Samples were mixed with LDS sample buffer (NuPAGE, Invitrogen, Thermo Fischer Scientific, Van Allen Way, Carlsbad, USA) and sample reducing agent (NuPAGE, Invitrogen, Thermo Fischer Scientific, Van Allen Way, Carlsbad, USA) and heated for 10 min before they ran on a gel. For cell and tissue fractions, 10 μg was loaded per well. The protein was then transferred to a membrane activated in 99% Ethanol.
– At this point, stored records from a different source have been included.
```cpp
int launch_conv(const ConvParams &p, hipStream_t st, int *splitk_used) {
  if (!p.in || !p.wgt || (!p.out && !p.colsum)) return set_error(DF_ERR_ARG, "conv: null pointer");
  if (p.Cin % 4 || p.in_ld % 4 || p.in_coff % 4 || p.z_in_coff % 4 || p.z_wgt % 4)
    return set_error(DF_ERR_ARG, "conv: Cin/in_ld/in_coff must be multiples of 4 (16-B vector loads)");
  if (p.KH * p.KW > 1 && (p.Cin & (p.Cin - 1)))
    return set_error(DF_ERR_ARG, "conv: multi-tap convolutions need a power-of-two Cin (got %d)", p.Cin);
  const long M = (long)p.B * p.OH * p.OW;
  if (M <= 0 || p.Cout <= 0) return DF_OK;
  if (M * (long)p.out_ld >= (1L << 40) || (long)p.B * p.H * p.W >= (1L << 31))
    return set_error(DF_ERR_ARG, "conv: tensor too large for 32-bit pixel indexing");
#ifdef DF_DEV
  if (!p.splitk_ws) {
    const int taken = try_split_gemm(p, st);
    if (taken < 0) return taken;
    if (taken) {
      if (splitk_used) *splitk_used = 1;
      return check_launch("split gemm");
    }
  }
#endif
  const TileCfg c = pick_cfg(p);
  ConvParams pl = p;
  make_fdiv((long)p.OH * p.OW, pl.ohw_magic, pl.ohw_sh);
  make_fdiv(p.OW, pl.ow_magic, pl.ow_sh);
  auto set_tile_decode = [&]() {
    const int tiles_n = (p.Cout + c.bn - 1) / c.bn;
    pl.tiles_m = (int)((M + c.bm - 1) / c.bm);
    pl.tile_gn = pl.ngroup > 0 && pl.ngroup < tiles_n ? pl.ngroup : tiles_n;
    pl.tile_full = pl.tiles_m * pl.tile_gn;
    const int last = tiles_n % pl.tile_gn;
    make_fdiv(pl.tile_full, pl.full_magic, pl.full_sh);
    make_fdiv(pl.tile_gn, pl.gn_magic, pl.gn_sh);
    make_fdiv(last ? last : pl.tile_gn, pl.gl_magic, pl.gl_sh);
    make_fdiv(p.rows_per_group > 0 ? p.rows_per_group : 1, pl.rpg_magic, pl.rpg_sh);
  };
  {
    const size_t slice = (size_t)c.bn * p.KH * p.KW * p.Cin * sizeof(float);
    const long tn = (p.Cout + c.bn - 1) / c.bn;
    static const long budget = df::dev_getenv("DF_IGEMM_WGROUP_KB") ? atol(df::dev_getenv("DF_IGEMM_WGROUP_KB")) * 1024L : 3L << 20;
    if (budget > 0 && (size_t)tn * slice > (size_t)budget) pl.ngroup = (int)std::max<long>(1, budget / (long)slice);
  }
  set_tile_decode();
  if (p.rows_per_group > 0 && (p.rows_per_group % c.bm))
// ... 296 lines not shown
```

densefusion_amd/csrc/split_gemm.hip:

```cpp
#include "igemm.h"
#ifdef DF_DEV
#include <map>
#include <mutex>
#include <tuple>

namespace df {
namespace {

typedef __bf16 bf16x8 __attribute__((ext_vector_type(8)));
typedef __bf16 bf16x2 __attribute__((ext_vector_type(2)));
typedef float f32x16 __attribute__((ext_vector_type(16)));
typedef float f32x2 __attribute__((ext_vector_type(2)));

constexpr int SBM = 128, SBN = 128, SBK = 32;
constexpr int PLANE_BYTES = 128 * 64;

__device__ __forceinline__ void cut3(float a0, float a1, unsigned &hi, unsigned &mid, unsigned &lo) {
  const bf16x2 h = __builtin_convertvector(f32x2{a0, a1}, bf16x2);
  hi = __builtin_bit_cast(unsigned, h);
  const float r0 = a0 - __builtin_bit_cast(float, hi << 16), r1 = a1 - __builtin_bit_cast(float, hi & 0xFFFF0000u);
  const bf16x2 m = __builtin_convertvector(f32x2{r0, r1}, bf16x2);
  mid = __builtin_bit_cast(unsigned, m);
  const float s0 = r0 - __builtin_bit_cast(float, mid << 16), s1 = r1 - __builtin_bit_cast(float, mid & 0xFFFF0000u);
  const bf16x2 l = __builtin_convertvector(f32x2{s0, s1}, bf16x2);
  lo = __builtin_bit_cast(unsigned, l);
}

__global__ void cut_weights_kernel(const float *__restrict__ w, unsigned *__restrict__ planes, long pairs) {
  const long i = (long)blockIdx.x * blockDim.x + threadIdx.x;
  if (i >= pairs) return;
  const float2 v = reinterpret_cast<const float2 *>(w)[i];
  unsigned h, m, l;
  cut3(v.x, v.y, h, m, l);
  planes[i] = h; planes[pairs + i] = m; planes[2 * pairs + i] = l;
}

struct SplitArgs {
  const float *in; const __bf16 *wpl; const float *bias; const float *res; const float *prelu; float *out; float *colsum;
  long M, wplane;
  int N, K, in_ld, in_coff, out_ld, out_coff, res_ld, res_coff, act, rows_per_group, rows_valid, bias_group_ld;
  long z_in_coff, z_wgt, z_bias, z_out_coff;
  int tiles_m, tiles_n;
  long cs_rows;
};

__device__ __forceinline__ int piece(int row, int slot) { return row * 64 + ((slot ^ ((row >> 2) & 3)) << 4); }

__device__ __forceinline__ void split_epilogue(const SplitArgs &a, const f32x16 (&acc)[2][2], int z, long row0, int wrow, int nb, int fr, int fh, long cs_row) {
  const float slope = a.act == ACT_PRELU ? a.prelu[0] : 0.f;
  float *out = a.out + z * a.z_out_coff + a.out_coff;
  const float *bias = a.bias ? a.bias + z * a.z_bias : nullptr;
  const float *gbias = bias && a.bias_group_ld > 0 ? bias + (row0 / a.rows_per_group) * a.bias_group_ld : nullptr;
  const int grp = a.rows_per_group > 0 ? (int)(row0 / a.rows_per_group) : 0;
  const long left = a.M - row0;
  const int valid = a.rows_per_group > 0 ? a.rows_valid - (int)(row0 - (long)grp * a.rows_per_group) : (1 << 30);
  const int limit = (int)(left < valid ? left : valid);
#pragma unroll
// ... 251 lines not shown
      if (g >= 8 && g < 32 && (g & 1) == 0) __builtin_amdgcn_sched_group_barrier(0x100, 1, 0); \
      if (g % 5 == 4) __builtin_amdgcn_sched_group_barrier(0x200, 1, 0);         \
    }                                                                            \
    __syncthreads();                                                             \
  } while (0)

  unsigned char *const st0 = lds2, *const st1 = lds2 + V2_STAGE;
  const int nk = a.K / SBK;
  const int klast = a.K - SBK;
  V2_FETCH(x, 0);
  V2_FETCH(y, SBK < klast ? SBK : klast);
  V2_STAGE_TO(x, st0);
  __syncthreads();
  int kt = 0;
  for (; kt + 1 < nk; kt += 2) {
    const int k2 = (kt + 2) * SBK, k3 = (kt + 3) * SBK;
    V2_BODY(x, y, k2 < klast ? k2 : klast, st0, st1);
    V2_BODY(y, x, k3 < klast ? k3 : klast, st1, st0);
  }
  if (nk & 1) { V2_COMPUTE(st0); }
  split_epilogue(a, acc, z, row0, wr * 64, n0 + wc * 64, fr, fh, (long)tm * 4 + wr);
}

struct Planes { __bf16 *ptr; long plane; long epoch; };
std::mutex g_mu;
long g_epoch = 1;
std::map<std::tuple<const float *, long, int>, Planes> g_cache;
std::map<std::tuple<int, hipStream_t>, Planes> g_scratch;

void cut(const float *w, __bf16 *planes, long elems, hipStream_t st) {
  const long pairs = elems / 2;
  hipLaunchKernelGGL(cut_weights_kernel, dim3((unsigned)((pairs + 255) / 256)), dim3(256), 0, st, w, reinterpret_cast<unsigned *>(planes), pairs);
}

Planes weight_planes(const float *w, long elems, bool constant, hipStream_t st) {
  int dev = 0;
  (void)hipGetDevice(&dev);
  std::lock_guard<std::mutex> g(g_mu);
  if (!constant) {
    Planes &sc = g_scratch[std::make_tuple(dev, st)];
    if (sc.plane < elems) {
      if (sc.ptr) (void)hipFree(sc.ptr);
      sc = Planes{nullptr, 0, 0};
      if (hipMalloc(reinterpret_cast<void **>(&sc.ptr), (size_t)elems * 3 * sizeof(__bf16)) != hipSuccess) return Planes{nullptr, 0, 0};
      sc.plane = elems;
    }
    cut(w, sc.ptr, elems, st);
    return Planes{sc.ptr, elems, 0};
  }
  Planes &pl = g_cache[std::make_tuple(w, elems, dev)];
  if (!pl.ptr) {
    if (hipMalloc(reinterpret_cast<void **>(&pl.ptr), (size_t)elems * 3 * sizeof(__bf16)) != hipSuccess) return Planes{nullptr, 0, 0};
    pl.plane = elems;
    pl.epoch = 0;
  }
  if (pl.epoch != g_epoch) {
    cut(w, pl.ptr, elems, st);
    pl.epoch = g_epoch;
  }
  return pl;
}

}

void split_gemm_invalidate() {
  std::lock_guard<std::mutex> g(g_mu);
  ++g_epoch;
}

int try_split_gemm(const ConvParams &p, hipStream_t st) {
  static const bool on = dev_getenv("DF_GEMM_SPLIT_BF16") != nullptr;
  static const bool verbose = dev_getenv("DF_GEMM_SPLIT_VERBOSE") != nullptr;
  if (!on) return 0;
  const long M = (long)p.B * p.OH * p.OW;
  const int K = p.Cin;
  const bool ok = p.KH == 1 && p.KW == 1 && p.stride == 1 && p.pad == 0 && p.up == 1 && p.H == p.OH && p.W == p.OW && (p.out || p.colsum) && !(p.colsum && p.res) && p.splitk <= 1 &&
                  p.Cout % SBN == 0 && K % SBK == 0 && K >= SBK && M >= 1 && (p.rows_per_group == 0 ? p.bias_group_ld == 0 : p.rows_per_group % SBM == 0) && (p.z_wgt % 2) == 0;
  if (verbose) fprintf(stderr, "[df-split] M=%ld N=%d K=%d z%d -> %s\n", M, p.Cout, K, p.zcount, ok ? "bf16 x 6" : "fp32");
  if (!ok) return 0;
  const long elems = (long)(p.zcount - 1) * p.z_wgt + (long)p.Cout * K;
  const Planes pl = weight_planes(p.wgt, elems, p.wgt_const, st);
  if (!pl.ptr) return 0;
  SplitArgs a{};
  a.in = p.in; a.wpl = pl.ptr; a.bias = p.bias; a.res = p.res; a.prelu = p.prelu; a.out = p.out; a.colsum = p.colsum;
  a.M = M; a.wplane = pl.plane; a.N = p.Cout; a.K = K; a.in_ld = p.in_ld; a.in_coff = p.in_coff; a.out_ld = p.out_ld; a.out_coff = p.out_coff;
  a.res_ld = p.res_ld; a.res_coff = p.res_coff; a.act = p.act; a.rows_per_group = p.rows_per_group; a.rows_valid = p.rows_valid; a.bias_group_ld = p.bias_group_ld;
  a.z_in_coff = p.z_in_coff; a.z_wgt = p.z_wgt; a.z_bias = p.z_bias; a.z_out_coff = p.z_out_coff;
  a.cs_rows = ((M + 127) / 128) * 2;
  a.tiles_n = p.Cout / SBN;
  static const int variant = dev_getenv("DF_GEMM_SPLIT_V") ? atoi(dev_getenv("DF_GEMM_SPLIT_V")) : 2;
  const bool v2 = variant == 2 && K >= 384 && (p.rows_per_group == 0 || p.rows_per_group % 256 == 0);
  if (v2) {
    const int rc = raise_lds_limit(reinterpret_cast<const void *>(&gemm_split_bf16_v2_kernel), 2 * V2_STAGE);
    if (rc != DF_OK) return rc;
    a.tiles_m = (int)((M + 255) / 256);
    const unsigned grid = (unsigned)(((a.tiles_m + 7) / 8) * 8 * a.tiles_n);
    hipLaunchKernelGGL(gemm_split_bf16_v2_kernel, dim3(grid, 1, p.zcount), dim3(512), 2 * V2_STAGE, st, a);
  } else {
    a.tiles_m = (int)((M + SBM - 1) / SBM);
    const unsigned grid = (unsigned)(((a.tiles_m + 7) / 8) * 8 * a.tiles_n);
    hipLaunchKernelGGL(gemm_split_bf16_kernel, dim3(grid, 1, p.zcount), dim3(256), 0, st, a);
  }
  return 1;
}

}
#endif
```

include/dfusion.h:

```cpp
#ifndef DFUSION_H_
#define DFUSION_H_

#include <stddef.h>
#include <stdint.h>

#ifdef __cplusplus
extern "C" {
#endif

typedef void *df_stream_t;

#define DF_OK 0
#define DF_ERR_ARG (-1)
#define DF_ERR_LAUNCH (-2)
#define DF_ERR_WORKSPACE (-3)
#define DF_ERR_STATE (-4)

const char *df_last_error(void);
int df_version(void);

#define DF_KNN_MAX_K 32
int df_knn_device(const float *ref_dev, int ref_nb, const float *query_dev, int query_nb, int dim, int k,
                  int64_t *ind_dev, df_stream_t stream);
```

Afterward, the membrane was blocked for 30 min in 5% skimmed milk and incubated overnight with primary antibodies at 4 °C (Table 2). Following, membranes were washed 3 times in Tris-Buffered saline with Tween-20 (TBST, 20 mM Tris-base, 137 nM NaCl, 0.05% Tween-20 (Merck), pH 7.6) and incubated with secondary antibody (Table 2) for 1 h at room temperature. Next, membranes were washed 3 times in TBS-T, and proteins were visualized by ECL plus a Molecular Imager (ChemiDoc XRS + , BIO-RAD) with Image Lab software (BIO-RAD).

Immunoprecipitation of EGFP associated EVs

EVs containing EGFP were precipitated from 200 μl plasma and 750 μl urine with extraPEG as described above, except that the pellet was resuspended in 100 μl 1 × PBS to keep EVs intact. EVs immunoprecipitated using ChromoTek GFP-trap Magnetic Beads (Chromotek GmbH, Germany). 25 μl beads were added to a 1.5 ml tube and rinsed with 1000 μl ice-cold 1 × PBS. Next, plasma or urine was added to the equilibrated beads, and tubes were placed in a Multi-Rotator (Grant-bio, PTR-35) at 4 °C for 1 h. Samples were when placed back in the magnet and allowed to attach before the supernatant was discarded. Subsequently, beads were resuspended in 1 mL ice-cold 1 × PBS-T, and the samples were placed back in the magnet. The supernatant was discarded after 3 min when the beads were attached to the magnet, and this step was repeated 4 times.

Tunable resistive pulse sensing

A qNano platform with a Nanopore NP150 (Izon Science, Oxford, UK) and polystyrene calibration beads CPC200 (Izon Science), Oxford, UK) were used for calibration of relative particle size and speed. 35 μl cell media was loaded, and analyses were performed according to manufactory instructions.

Size exclusion chromatography

A qEVoriginal/35 nm SMART column (Izon Science, Oxford, UK) with optimal separation size between 35–350 nm was used to isolate EVs from 0.5 ml from M1-CD9-EGFP medium according to manufacturer's instructions. 0.5 mL fractions were collected, and western blotting was used to verify the presence of EGFP. To verify that proteins mainly were eluted in the last fractions, proteins concentrations were measured in each fraction with DC Protein Assay (Biorad, California, U. S.) according to the manufacturer's guidelines.

Nanopore sequencing

Mouse liver from a CD9truc-EGFP positive EVRep mouse was homogenized, and DNA was extracted using the Nanobind Tissue Big DNA Kit (Circulomics, Baltimore, MD, USA) according to the manufacturer's instructions. The DNA was prepared for Oxford Nanopore sequencing using the Ligation Sequencing Kit (Oxford Nanopore Technologies, Oxford, UK). The prepared library was then sequenced using one flow cell on the Oxford Nanopore PromethION sequencing platform. Base-calling was performed with MinKNOW software, and FASTQ files were aligned to a custom mouse genome (GRCm38.p6) containing the CD9truc-EGFP insert and accessory sequences as an extra chromosome. Alignment was performed using Minimap245. Data were visualized using IGV ver2.8.1 (Broad Institute), Genome Ribbon46, and NCBI BLAST.